We are told Robinson has sobered and matured in the intervening years: county captain, father-to-be, a more reliable teammate. Personally, I believe this only to a certain extent. The thirst for drama simply runs too deep and too gratuitous. This is a guy who entered international cricket – entered! – in a flurry of historical racist tweets, who accidentally gave away team secrets on an unsanctioned podcast he set up with his golf influencer partner (which ended after five episodes), who got right into the nostrils of Ricky Ponting during an Ashes series he wouldn’t even finish. Who even at the start of this season disdained the notion of a disconnect between England and the counties, arguing that most county players are “not good enough for Test cricket”, and that “it’s hard for them to get their heads around that”. You can’t coach that sort of talent, and nor can you truly coach it out.

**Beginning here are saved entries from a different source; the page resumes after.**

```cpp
bool text_forward_device(clip_ctx * ctx, const int32_t * d_ids, const int32_t * h_offsets, int n_texts, float * d_out,
                         bool normalize) {
    if (!check_device(ctx, "clip_text_encode")) return false;
    if (!ctx->has_text_encoder) {
        printf("This GGUF file seems to have no text encoder\n");
        return false;
    }
    if (n_texts <= 0) return true;
    const auto & hp = ctx->text_hparams;
    const DevTower & Tw = ctx->text;
    const int h = hp.hidden_size, ff = hp.n_intermediate, nh = hp.n_head, proj = hp.projection_dim;
    hipStream_t s = ctx->stream;
    const int rows = h_offsets[n_texts] - h_offsets[0];
    int max_len = 0;
    for (int i = 0; i < n_texts; i++) {
        const int len = h_offsets[i + 1] - h_offsets[i];
        if (len <= 0 || len > hp.num_positions) {
            fprintf(stderr, "clip_text_encode: %d tokens is outside [1, %d]\n", len, hp.num_positions);
            return false;
        }
        max_len = std::max(max_len, len);
    }
    const int st_stride = (rows + 63) & ~63;
    float2 * stats = nullptr;
    float * mu = nullptr;
    float * xp = nullptr;
    half_t * ap = nullptr, * xnp = nullptr, * midp = nullptr;
    auto carve = [&](Carver & c, float *& x, half_t *& xn, half_t *& qkv, half_t *& att, half_t *& mid, half_t *& pooled,
                     float *& emb, int *& seq, int *& last) {
        stats = c.take<float2>((size_t)(h / 16) * st_stride);
        mu = c.take<float>((size_t)2 * st_stride);
        x = c.take<float>((size_t)rows * h);
        const size_t aw = acts_f32(ctx, Tw) ? 2 : 1;
        xn = c.take<half_t>(aw * rows * h);
        qkv = c.take<half_t>(aw * rows * 3 * h);
        att = c.take<half_t>(aw * rows * h);
        mid = c.take<half_t>(aw * rows * ff);
        pooled = c.take<half_t>(aw * n_texts * h);
        emb = c.take<float>((size_t)n_texts * proj);
        seq = c.take<int>((size_t)n_texts + 1);
        last = c.take<int>((size_t)n_texts);
        xp = c.take<float>((size_t)n_texts * h);
        ap = c.take<half_t>(aw * n_texts * h);
        xnp = c.take<half_t>(aw * n_texts * h);
        midp = c.take<half_t>(aw * n_texts * ff);
    };
    float *x, *emb;
    half_t *xn, *qkv, *att, *mid, *pooled;
    int *seq, *last;
    Carver sizer(nullptr);
    carve(sizer, x, xn, qkv, att, mid, pooled, emb, seq, last);
    if (!ensure_workspace(ctx, sizer.off + 4096)) return false;
    Carver c(ctx->ws.base, &ctx->guard_gaps);
    carve(c, x, xn, qkv, att, mid, pooled, emb, seq, last);
    if (!guard_arm(ctx)) return false;
    {
        MetaRing & mr = ctx->meta;
        const int sl = mr.next;
        mr.next = (mr.next + 1) % MetaRing::SLOTS;
        const size_t n_ints = 2 * (size_t)n_texts + 1;
        if (!mr.done) {
            unsigned * d = nullptr;
            if (hipHostMalloc((void **)&d, MetaRing::SLOTS * sizeof(unsigned), hipHostMallocMapped) == hipSuccess) {
                memset(d, 0, MetaRing::SLOTS * sizeof(unsigned));
                if (hipHostGetDevicePointer((void **)&mr.done_dev, d, 0) == hipSuccess) mr.done = d;
                else { (void)hipGetLastError(); (void)hipHostFree(d); }
            } else (void)hipGetLastError();
        }
        if (mr.done && mr.expect[sl]) {
            for (unsigned spins = 0; mr.done[sl] != mr.expect[sl]; spins++) {
                if (spins > 64) std::this_thread::yield();
                if (spins > 20000) {
                    const hipError_t qe = hipStreamSynchronize(s);
                    if (qe != hipSuccess || mr.done[sl] != mr.expect[sl]) {
                        fprintf(stderr, "clip_text_encode: the metadata upload of an earlier call never completed (%s)\n", hipGetErrorString(qe));
                        (void)hipGetLastError();
                        mr.expect[sl] = 0;
                        if (qe != hipSuccess) return false;
                    }
                    break;
                }
            }
        } else if (mr.busy[sl]) {
            (void)hipEventSynchronize(mr.ev[sl]);
        }
        if (mr.cap[sl] < n_ints) {
            if (mr.pin[sl]) (void)hipHostFree(mr.pin[sl]);
            mr.pin[sl] = nullptr;
            mr.dev[sl] = nullptr;
            mr.cap[sl] = 0;
            const size_t want = std::max<size_t>(n_ints, 1024);
            if (hipHostMalloc((void **)&mr.pin[sl], want * sizeof(int), hipHostMallocMapped) != hipSuccess) { (void)hipGetLastError(); return false; }
            if (hipHostGetDevicePointer((void **)&mr.dev[sl], mr.pin[sl], 0) != hipSuccess) { (void)hipGetLastError(); mr.dev[sl] = nullptr; }
            mr.cap[sl] = want;
        }
        int * hs = mr.pin[sl];
        for (int i = 0; i <= n_texts; i++) hs[i] = h_offsets[i] - h_offsets[0];
        for (int i = 0; i < n_texts; i++) hs[n_texts + 1 + i] = hs[i + 1] - 1;
        if (mr.done && mr.dev[sl]) {
            if (++mr.stamp == 0) mr.stamp = 1;
            mr.expect[sl] = mr.stamp;
            mr.busy[sl] = false;
            launch_meta_upload(mr.dev[sl], seq, last, n_texts, mr.done_dev + sl, mr.stamp, s);
            if (hipGetLastError() != hipSuccess) {
                mr.expect[sl] = 0;
                fprintf(stderr, "clip_text_encode: metadata upload launch failed\n");
                return false;
            }
        } else {
            if (!mr.ev[sl] && hipEventCreateWithFlags(&mr.ev[sl], hipEventDisableTiming) != hipSuccess) return false;
            (void)hipMemcpyAsync(seq, hs, ((size_t)n_texts + 1) * 4, hipMemcpyHostToDevice, s);
            (void)hipMemcpyAsync(last, hs + n_texts + 1, (size_t)n_texts * 4, hipMemcpyHostToDevice, s);
            (void)hipEventRecord(mr.ev[sl], s);
            mr.expect[sl] = 0;
            mr.busy[sl] = true;
        }
    }
    auto launch_all = [&]() -> bool {
        const bool skinny = layers_fit_skinny(Tw, rows, h, ff);
        const bool fold = ctx->ln_fold && !Tw.layers.empty() && (ctx->ln_fold_force || fold_pays(Tw, rows, device_shared(ctx)));
        const bool prune = ctx->prune_last && !skinny && !Tw.layers.empty() && rows > n_texts;
        if (fold)
            launch_text_embed(d_ids + h_offsets[0], seq, n_texts, rows, Tw.tok_raw, Tw.tok_type, Tw.pos, h, x, s, Tw.layers[0].ln1_w, xn, h, stats, ctx->ln_fold_centre ? mu : nullptr);
        else launch_text_embed(d_ids + h_offsets[0], seq, n_texts, rows, Tw.tok_raw, Tw.tok_type, Tw.pos, h, x, s);
        if (skinny && fold) {
            if (!run_layers_skinny_fold(ctx, Tw, rows, h, nh, ff, hp.eps, n_texts, 0, seq, max_len, true, x, xn, qkv, att, mid, stats, st_stride, ctx->ln_fold_centre ? mu : nullptr)) return false;
        } else if (skinny) {
            launch_row_stats(x, h, rows, h, ctx->sk_stats, s);
            if (!run_layers_skinny(ctx, Tw, rows, h, nh, ff, hp.eps, n_texts, 0, seq, max_len, true, x, qkv, att, mid)) return false;
        } else if (fold) {
            if (!run_layers_fold(ctx, Tw, rows, h, nh, ff, hp.eps, n_texts, 0, seq, max_len, true, x, xn, qkv, att, mid, stats, st_stride, ctx->ln_fold_centre ? mu : nullptr, prune, resident_panels(ctx, Tw, 1, rows))) return false;
        } else if (!run_layers(ctx, Tw, rows, h, nh, ff, hp.eps, n_texts, 0, seq, max_len, true, x, xn, qkv, att, mid, prune, resident_panels(ctx, Tw, 1, rows))) return false;
        if (prune) {
            if (!pooled_tail(ctx, Tw.layers.back(), n_texts, h, ff, hp.eps, x, att, last, 1, xp, ap, xnp, midp)) return false;
            layernorm_act(acts_f32(ctx, Tw), xp, h, nullptr, 1, Tw.post_ln_w, Tw.post_ln_b, hp.eps, n_texts, h, pooled, s);
        } else {
            layernorm_act(acts_f32(ctx, Tw), x, h, last, 1, Tw.post_ln_w, Tw.post_ln_b, hp.eps, n_texts, h, pooled, s);
        }
        GemmParams pj;
        pj.A = pooled; pj.lda = h; pj.M = n_texts; pj.W = Tw.proj; pj.out = emb; pj.ldc = proj; pj.act_f32 = acts_f32(ctx, Tw);
        gemm(ctx, "gemm_proj", pj, EPI_F32);
        launch_l2norm(emb, d_out, n_texts, proj, normalize, s);
        return true;
    };
    const int nt_bucket = (max_len + 15) / 16;
    if (ctx->graphs_enabled && !ctx->profiling && rows <= 1024 && !guard_mode()) {
        clip_ctx::TextGraphEntry * e = nullptr;
        const void * ids_key = d_ids + h_offsets[0];
        for (auto & g : ctx->tgraphs)
            if (g.n_texts == n_texts && g.rows == rows && g.nt == nt_bucket && g.ids == ids_key && g.out == d_out && g.norm == normalize) { e = &g; break; }
        if (e && e->exec) return hipGraphLaunch(e->exec, s) == hipSuccess;
        if (!e) {
            if (ctx->tgraphs.size() >= 96) drop_graphs(ctx);
            ctx->tgraphs.push_back({n_texts, rows, nt_bucket, ids_key, d_out, normalize, 1, nullptr, nullptr});
        } else if (hipStreamBeginCapture(s, hipStreamCaptureModeThreadLocal) == hipSuccess) {
            break_capture_for_test();
            const bool ok = launch_all();
            hipGraph_t graph = nullptr;
            const hipError_t ce = hipStreamEndCapture(s, &graph);
            hipGraphExec_t exec = nullptr;
            if (ok && ce == hipSuccess && graph && hipGraphInstantiate(&exec, graph, nullptr, nullptr, 0) == hipSuccess) {
                e->graph = graph;
                e->exec = exec;
                return hipGraphLaunch(exec, s) == hipSuccess;
            }
            (void)hipGetLastError();
            if (graph) (void)hipGraphDestroy(graph);
            ctx->graphs_enabled = false;
            if (!renew_streams_after_failed_capture(ctx)) { fprintf(stderr, "clip_text_encode: the caller's stream is left in an invalidated capture\n"); return false; }
            s = ctx->stream;
        } else {
            (void)hipGetLastError();
        }
    }
    if (!launch_all()) return false;
    return launch_ok("clip_text_encode") && guard_check(ctx, "clip_text_encode");
}

}

#ifdef CLIPAMD_SK_TIMING
extern "C" int clip_amd_debug_read_sk_stamps(unsigned long long * out, int cap_launches) {
    using namespace clipamd;
    (void)hipDeviceSynchronize();
    const int n = g_sk_stamp_launch < cap_launches ? g_sk_stamp_launch : cap_launches;
    if (g_sk_stamps && n > 0) (void)hipMemcpy(out, g_sk_stamps, (size_t)n * 16 * 8, hipMemcpyDeviceToHost);
    g_sk_stamp_launch = 0;
    return n;
}
#endif
```

clip_cpp_amd/csrc/k_misc.hip:

```cpp

#include "kernels.h"

namespace clipamd {

typedef _Float16 h2 __attribute__((ext_vector_type(2)));
typedef float f4 __attribute__((ext_vector_type(4)));

namespace {

__device__ __forceinline__ float wave_sum(float v) {
#pragma unroll
    for (int o = 32; o > 0; o >>= 1) v += __shfl_xor(v, o);
    return v;
}

template <int LN_MAXV, int RW>
__global__ void __launch_bounds__(256) layernorm_kernel(const float * __restrict__ x, int ldx, const int * __restrict__ in_rows, int in_row_mul,
                                                        const float * __restrict__ w, const float * __restrict__ b, float eps,
                                                        int rows, int h, half_t * __restrict__ out16, int ld16,
                                                        float * __restrict__ out32, int ld32) {
    const int lane = threadIdx.x & 63;
    const int r0 = (blockIdx.x * 4 + (threadIdx.x >> 6)) * RW;
    if (r0 >= rows) return;
    f4 v[RW][LN_MAXV];
// ... 223 lines not shown
        const uint32_t qh = blk[4] | (blk[5] << 8) | (blk[6] << 16) | ((uint32_t)blk[7] << 24);
        const uint8_t q = blk[8 + (j & 15)];
        const int lo = j < 16 ? (q & 0x0F) : (q >> 4);
        const int hi = (qh >> j) & 1;
        return (float)(lo | (hi << 4)) * ld_h(blk) + ld_h(blk + 2);
    }
    case 8: {
        const uint8_t * blk = row + ib * 34;
        return (float)(int8_t)blk[2 + j] * ld_h(blk);
    }
    }
    return 0.f;
}

__device__ __forceinline__ f4 dequant4(const uint8_t * row, int type, int k) {
    const int ib = k >> 5, j = k & 31;
    f4 o;
    switch (type) {
    case 0: return *(const f4 *)((const float *)row + k);
    case 1: {
#pragma unroll
        for (int e = 0; e < 4; e++) o[e] = ld_h(row + 2 * (k + e));
        return o;
    }
    case 2: {
        const uint8_t * blk = row + ib * 18;
        const float d = ld_h(blk);
#pragma unroll
        for (int e = 0; e < 4; e++) {
            const uint8_t q = blk[2 + ((j + e) & 15)];
            o[e] = (float)((j < 16 ? (q & 0x0F) : (q >> 4)) - 8) * d;
        }
        return o;
    }
    case 3: {
        const uint8_t * blk = row + ib * 20;
        const float d = ld_h(blk), m = ld_h(blk + 2);
#pragma unroll
        for (int e = 0; e < 4; e++) {
            const uint8_t q = blk[4 + ((j + e) & 15)];
            o[e] = (float)(j < 16 ? (q & 0x0F) : (q >> 4)) * d + m;
        }
        return o;
    }
    case 6: {
        const uint8_t * blk = row + ib * 22;
        const float d = ld_h(blk);
        const uint32_t qh = blk[2] | (blk[3] << 8) | (blk[4] << 16) | ((uint32_t)blk[5] << 24);
#pragma unroll
        for (int e = 0; e < 4; e++) {
            const uint8_t q = blk[6 + ((j + e) & 15)];
            const int lo = j < 16 ? (q & 0x0F) : (q >> 4);
            o[e] = (float)((lo | (int)(((qh >> (j + e)) & 1u) << 4)) - 16) * d;
        }
        return o;
    }
    case 7: {
        const uint8_t * blk = row + ib * 24;
        const float d = ld_h(blk), m = ld_h(blk + 2);
        const uint32_t qh = blk[4] | (blk[5] << 8) | (blk[6] << 16) | ((uint32_t)blk[7] << 24);
#pragma unroll
        for (int e = 0; e < 4; e++) {
            const uint8_t q = blk[8 + ((j + e) & 15)];
            const int lo = j < 16 ? (q & 0x0F) : (q >> 4);
            o[e] = (float)(lo | (int)(((qh >> (j + e)) & 1u) << 4)) * d + m;
        }
        return o;
    }
    case 8: {
        const uint8_t * blk = row + ib * 34;
        const float d = ld_h(blk);
#pragma unroll
        for (int e = 0; e < 4; e++) o[e] = (float)(int8_t)blk[2 + j + e] * d;
        return o;
    }
    }
    return (f4){0.f, 0.f, 0.f, 0.f};
}
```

And in a team stuffed with Nice Young Lads, fighting for its place in the cultural conversation, as obsessed with engagement and dwell time as results, it may just be that Robinson holds the key to the entire enterprise. You don’t have to like him. You don’t have to despise him. But you definitely have some kind of opinion on him, which is more than anyone can say about Jamie Smith. Smith is a brilliant cricketer and a decent bloke, but he’s also what you’d get if you asked Google Gemini to generate an England cricketer. Surrey. Talented multi-sport athlete as a teenager. Scholarship lad, hits a long ball, gun fielder. Definitely gets ECB clearance before podcasting.

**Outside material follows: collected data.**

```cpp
hipError_t launch_pyr_l0(hipStream_t st, const uint8_t *src, int pitch, long stride, int W, int H, const DefTaps &T,
                         int vec_u8, int vec_out, float *img, float *gx, float *gy, float *hs, int W1, int do_hs,
                         long fs0, long fsh, int F, int ty0, int ty1, int py0 = 0, int py1 = 1 << 30, int il = 0,
                         int fmt = KLT_HIP_FRAME_GRAY8);
hipError_t launch_pyr_l1(hipStream_t st, const float *hs, int W1, int H, int H1, const DefTaps &T, int vec,
                         float *img1, float *gx1, float *gy1, long fsh, long fs1, int F, int ty0, int ty1, int il = 0,
                         int thin = 0);
constexpr int kL1ThinRows = 8;
hipError_t launch_u8_to_f32(hipStream_t st, const uint8_t *src, long pitch, int W, int H, float *out);
hipError_t launch_px_to_f32(hipStream_t st, const uint8_t *src, long pitch, int W, int H, int fmt, float *out);
hipError_t launch_to_gray(hipStream_t st, int fmt, const uint8_t *src, long pitch, long stride, int n, int W, int H,
                          uint8_t *dst, long dpitch, long dstride);
hipError_t launch_rows(hipStream_t st, const float *in, int W, int H, const RTaps &t, float *out);
hipError_t launch_cols(hipStream_t st, const float *in, int W, int H, const RTaps &t, float *out);
hipError_t launch_subsample(hipStream_t st, const float *in, int W, int ss, float *out, int W1, int H1);
hipError_t launch_min_eigen(hipStream_t st, const float *gx, const float *gy, int W, int ps, int bx, int by, int step,
                            int nx, int ny, int hw, int hh, int *out, const char **name = nullptr);
struct GradTaps {
  float g[2 * kRG + 1], d[2 * kRG + 1];
};
hipError_t launch_min_eigen_img(hipStream_t st, const float *img, int W, int H, const GradTaps &t, int bx, int by,
                                int step, int nx, int ny, int *out, const char **name = nullptr);
hipError_t launch_min_eigen_multi(hipStream_t st, const float *rec, long frame_stride, const EigMultiArgs &m, int W,
                                  int bx, int by, int step, int nx, int ny, int *maps, const char **name = nullptr);
hipError_t launch_synth(hipStream_t st, unsigned long long seed, int t0, int n, int W, int H, int row0, uint8_t *out,
                        long pitch, long fstride);
hipError_t launch_selftest_sqrt(const double *in, double *out, int n);
hipError_t launch_from_il(hipStream_t st, const float *il, float *img, float *gx, float *gy, long n);
hipError_t launch_to_il(hipStream_t st, const float *plane, float *il, int field, long n);
hipError_t launch_copy_words(hipStream_t st, const void *src, void *dst, long n);
hipError_t launch_selftest_div(const float *a, const float *b, float *out, int n);
hipError_t launch_selftest_solve2(const float *in, float step, float min_det, float *out, int *ok, int n);

hipError_t launch_track_frames(hipStream_t st, bool exact, bool li, bool patch, bool win7, int npx,
                               const TrkArgs &a, const TrkFramesArgs &b, float *x, float *y, int *v, int n,
                               const TrkFbArgs *fb = nullptr, const TrkAffArgs *af = nullptr);
size_t track_affine_lds_bytes(int mode);
// ... 60 lines not shown
```

klt-feature-tracker-acceleration-gpus_amd/csrc/pyramid.hip:

```cpp
#pragma clang fp contract(off)

#include <math.h>
#include <stdlib.h>

#include "klt_dev.h"
#include "klt_synth.h"

namespace kltdev {
namespace {
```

The walls are closing in. The future is already here. MI London has a marketing budget in the millions. The Delhi Gymkhana Club is closing after 113 years. A child with a first-class average of 17 is the best cricketer in the world. The IPL is poised to expand to 94 games in its next rights cycle and before long will have its own six-month window in the international calendar. Meanwhile the Manchester Super Giants will continue to feed us insulting machine gruel to sell its made-up product, because it now owns this space and you do not.

What do we have in response? A slightly chubby lad from Margate, perhaps the last guy on earth who can make 81mph red-ball seam bowling look iconoclastic and countercultural, maybe even a kind of forlorn last stand, a final attempt at making this thing look and feel real. Not the website bot who apologises for misunderstanding your search query, but the human operator who tells you to fuck off, you fucking prick. Robinson is nobody’s idea of a hero. But in a team besieged by indifference, in a summer pincered sharply at both ends, he may just have to do for now.